Cardiac disease diagnosis and identification is problematic mostly by inaccurate segmentation of the cardiac left ventricle (LV). Besides, LV segmentation is challenging since it involves complex and variable cardiac structures in terms of components and the intricacy of time-based crescendos. In addition, full segmentation and quantification of the LV myocardium border is even more challenging because of different shapes and sizes of the myocardium border zone. The foremost purpose of this research is to design a precise automatic segmentation technique employing deep learning models for the myocardium border using cardiac magnetic resonance imaging (MRI).

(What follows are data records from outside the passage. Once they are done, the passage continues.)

extern "C" int fvvdp_ctx_create(fvvdp_ctx** out, int width, int height, int n_bands, int planes, int max_frames,
                                const double* h_rho_band, const fvvdp_params* prm) {
    if (!out || !prm || !h_rho_band) return fail(FVVDP_EINVAL, "null argument");
    if (planes != 2 && planes != 4) return fail(FVVDP_EINVAL, "planes must be 2 (image) or 4 (video), got %d", planes);
    if (n_bands < 1 || n_bands > FVVDP_MAX_BANDS) return fail(FVVDP_EINVAL, "n_bands %d out of range", n_bands);
    if (max_frames < 1) return fail(FVVDP_EINVAL, "max_frames must be >= 1");
    if (width < 4 || height < 4) return fail(FVVDP_EINVAL, "frame %dx%d too small", width, height);
    fvvdp_ctx* c = new fvvdp_ctx();
    c->env = read_env();
    c->W = width;
    c->H = height;
    c->n_bands = n_bands;
    c->P = planes;
    c->max_frames = max_frames;
    c->prm = *prm;
    int w = width, h = height;
    for (int i = 0; i <= n_bands; ++i) {
        c->lw[i] = w;
        c->lh[i] = h;
        c->rho_band[i] = h_rho_band[i];
        if (i < n_bands && (w < 2 || h < 2)) {
            delete c;
            return fail(FVVDP_EINVAL, "pyramid level %d is %dx%d: too many bands for this frame size", i, w, h);
        }
        w = (w + 1) / 2;
        h = (h + 1) / 2;
    }
    int rc = FVVDP_OK;
    for (int i = 0; i <= n_bands && rc == FVVDP_OK; ++i) {
        rc = dev_alloc(c, &c->level[i], (size_t)max_frames * c->lw[i] * c->lh[i] * planes);
    }
    size_t off = 0;
    for (int b = 0; b < n_bands; ++b) {
        const int n_strips = band_strips(c->lw[b + 1]);
        const int max_chunks = (c->lh[b + 1] + 1) / 2;
        c->max_blk[b] = n_strips * max_chunks;
    }
    for (int b = 0; b + 1 < n_bands; ++b) {
        const int blk2 = band2_strips(c->lw[b + 1]) * c->lh[b + 2];
        if (blk2 > c->max_blk[b]) c->max_blk[b] = blk2;
        if (blk2 > c->max_blk[b + 1]) c->max_blk[b + 1] = blk2;
    }
    for (int b = 0; b < n_bands; ++b) {
        c->partial_off[b] = (long long)off;
        off += (size_t)max_frames * c->max_blk[b] * 2;
    }
    c->partial_floats = off;
    if (rc == FVVDP_OK) rc = dev_alloc(c, &c->partial, off);
    if (rc == FVVDP_OK) {
        float* q = nullptr;
        rc = dev_alloc(c, &q, 16);
        c->d_ticket = reinterpret_cast<int*>(q);
    }
    if (rc == FVVDP_OK) rc = dev_alloc(c, &c->csf, (size_t)n_bands * FVVDP_LUT_N);
    if (rc == FVVDP_OK) rc = dev_alloc(c, &c->csf_y, (size_t)FVVDP_LUT_N);
    if (rc == FVVDP_OK) rc = dev_alloc(c, &c->d_fix, (size_t)max_frames * 2);
    if (rc == FVVDP_OK) rc = dev_alloc(c, &c->d_taps, (size_t)2 * FVVDP_MAX_TAPS);
    if (rc == FVVDP_OK) rc = dev_alloc(c, &c->d_idx, (size_t)max_frames + FVVDP_MAX_TAPS);
    if (rc != FVVDP_OK) {
        fvvdp_ctx_destroy(c);
        return rc;
    }
    {
        int dev = 0, cus = 256, per_cu = 16;
        if (hipGetDevice(&dev) == hipSuccess) {
            hipDeviceProp_t prop;
            if (hipGetDeviceProperties(&prop, dev) == hipSuccess) cus = prop.multiProcessorCount;
        }
        hipError_t e = (planes == 4)
            ? hipOccupancyMaxActiveBlocksPerMultiprocessor(&per_cu, band_kernel<4, false, 0>, 64, 0)
            : hipOccupancyMaxActiveBlocksPerMultiprocessor(&per_cu, band_kernel<2, false, 0>, 64, 0);
        if (e != hipSuccess || per_cu < 1) per_cu = 16;
        c->wave_capacity = (long long)per_cu * cus;
        int per_cu2 = 16;
        e = (planes == 4) ? hipOccupancyMaxActiveBlocksPerMultiprocessor(&per_cu2, band2_kernel<4, false>, 64, 0)
                          : hipOccupancyMaxActiveBlocksPerMultiprocessor(&per_cu2, band2_kernel<2, false>, 64, 0);
        if (e != hipSuccess || per_cu2 < 1) per_cu2 = 16;
        c->wave_capacity2 = (long long)per_cu2 * cus;
    }
    choose_level0(c);
    if (!c->level[0]) {
        fvvdp_ctx_destroy(c);
        return fail(FVVDP_ENOMEM, "no device memory for pyramid level 0");
    }
    c->created = true;
    *out = c;
    return FVVDP_OK;
}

The ASPP module (Atrous Spatial Pyramid Pooling) was integrated with a proposed 2D-residual neural network for segmentation of the myocardium border using a cardiac MRI dataset. Further, the ensemble technique based on a majority voting ensemble method was used to blend the results of recent deep learning models on different set of hyperparameters. The proposed model produced an 85.43% dice score on validation samples and 98.23% on training samples and provided excellent performance compared to recent deep learning models. The myocardium border was successfully segmented across diverse subject slices with different shapes, sizes and contrast using the proposed deep learning ensemble models. The proposed model can be employed for automatic detection and segmentation of the myocardium border for precise quantification of reflow, myocardial infarction, myocarditis, and h cardiomyopathy (HCM) for clinical applications.

Suggested Citation

  • Iftikhar Ahmad & Abdul Qayyum & Brij B. Gupta & Madini O. Alassafi & Rayed A. AlGhamdi, 2022. "Ensemble of 2D Residual Neural Networks Integrated with Atrous Spatial Pyramid Pooling Module for Myocardium Segmentation of Left Ventricle Cardiac MRI," Mathematics, MDPI, vol. 10(4), pages 1-23, February.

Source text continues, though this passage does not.